But just as I may lack some things (desiring more "Ommph" in the bedroom, many of these women are lacking things OUTSIDE of the bedroom), so it all comes out even in the end, doesn't it? 

What is funny is YES, women seek these kinds of men relentlessly in their youth but they don't want the other side of him - when they are not as emotional , not wanting to stay home & cuddle hours on end, do not want to talk, want to hang with the guys. 

I feel very strongly that Opposites attract for a very good reason. My grandmother was more Aggressive , she married a more passive man = a wonderful marraige. MY Other Grandfather was the Dominant force , my grandmother passive = good marraige. The list goes on. I don't think my husband could change my tendencies any more than I can change his. 

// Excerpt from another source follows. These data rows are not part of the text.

-    if (route.mlp_mode != MLP_VALU && !route.is_any) {
-        ProfScope ps(st_main, PK_PACK);
-        if (route.mlp_mode == MLP_F16X3)
-            rc = launch(k_pack_grid_mlp_f16, dim3(PACK16_VECS * 64 / 256), dim3(256), 0, st_main, cfg->grid_mlp.weight[0], cfg->grid_mlp.weight[1],
-                        cfg->grid_mlp.weight[2], reinterpret_cast<uint4 *>(pack));
-        else
-            rc = launch(k_pack_grid_mlp, dim3(PACK_FLOATS / 256), dim3(256), 0, st_main, cfg->grid_mlp.weight[0], cfg->grid_mlp.weight[1], cfg->grid_mlp.weight[2], pack);
+    float *pack = reinterpret_cast<float *>(prep ? prep->base : io->workspace);
+    float *scratch = reinterpret_cast<float *>(io->workspace) + route.ws.head_floats();
+
+    PairTab pairs, prop_pairs[SN_MAX_STAGES];
+    if (prep) {
+        prepared_tabs(prep, S, pairs, prop_pairs);
+    } else {
+        rc = launch_packs(cfg, route, route.Kv_main, pack, route.ws.pair_main, route.ws.pair_prop, st_main, pairs, prop_pairs);
         if (rc) return rc;
-        SN_LAUNCH_CHECK("k_pack_grid_mlp");
-    }
-    PairTab pairs, prop_pairs[SN_MAX_STAGES];
-    {
-        float *cursor = pair_mem;
-        auto pack_pairs = [&](const sn_grid_desc *d, const GridLevels &gl, PairTab &pt, int Kp, size_t fl) -> int {
-            pt.base = nullptr;
-            for (int l = 0; l < 8; ++l) pt.off[l] = 0;
-            if (fl == 0 || Kp <= 0) return SN_OK;
-            pair_layout(gl, Kp, pt.off);
-            pt.base = cursor;
-            cursor += fl;
-            uint32_t max_rows = 0;
-            for (int l = 0; l < Kp; ++l) { const uint32_t r3 = gl.res[l] * gl.res[l] * gl.res[l]; if (r3 > max_rows) max_rows = r3; }
-            const dim3 gp(div_up(max_rows, 256), (uint32_t)Kp);
-            const int rcl = d->table_dtype == SN_F16 ? launch(k_pack_pairs<__half>, gp, dim3(256), 0, st_main, (const __half *)d->embeddings, gl, pt, (uint32_t)Kp)
-                                                     : launch(k_pack_pairs<float>, gp, dim3(256), 0, st_main, (const float *)d->embeddings, gl, pt, (uint32_t)Kp);
-            if (rcl) return rcl;
-            SN_LAUNCH_CHECK("k_pack_pairs");
-            return SN_OK;
-        };
-        ProfScope ps(st_main, PK_PACK);
-        rc = pack_pairs(&cfg->grid, gl_main, pairs, route.Kv_main, route.ws.pair_main);
-        if (rc) return rc;
-        for (uint32_t k = 0; k + 1 < S; ++k) {
-            rc = pack_pairs(&cfg->prop_grid[k], route.gl_prop[k], prop_pairs[k], dense_prefix(route.gl_prop[k]), route.ws.pair_prop[k]);
-            if (rc) return rc;
-        }
     }
 
     BandFork fork(st_main, route.ws.bands.slots == 2u);
@@ -3534,4 +3630,67 @@
     return SN_OK;
 }
 
-}
+extern "C" {
+
+int sn_rm_render_rays(const sn_render_cfg *cfg, const sn_render_io *io, sn_stream_t stream) { return render_impl(cfg, io, nullptr, stream); }
+
+int sn_rm_render_rays_prepared(const sn_render_cfg *cfg, const sn_render_io *io, const sn_render_prepared *prep, sn_stream_t stream) {
+    SN_REQUIRE(prep, "render_rays_prepared: prep is NULL");
+    return render_impl(cfg, io, prep, stream);
+}
+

I did just ask my husband what he likes about Sex - his answer was - "The climax, of coarse" , then I asked it another way... what do you like about Making love , his answer was "the closeness". So maybe it matters how these questions are presented too.


----------



## toolate (Sep 22, 2009)

Please tread lightly with your husband for a while, bc you asked and he shared and you trampled on his attempt at sharing. He may feel unsafe with you for a while. I know we dont understand this as women, but when a man shares something like that and then gets a distracted scared response, he is going to want to curl up in a ball and roll away.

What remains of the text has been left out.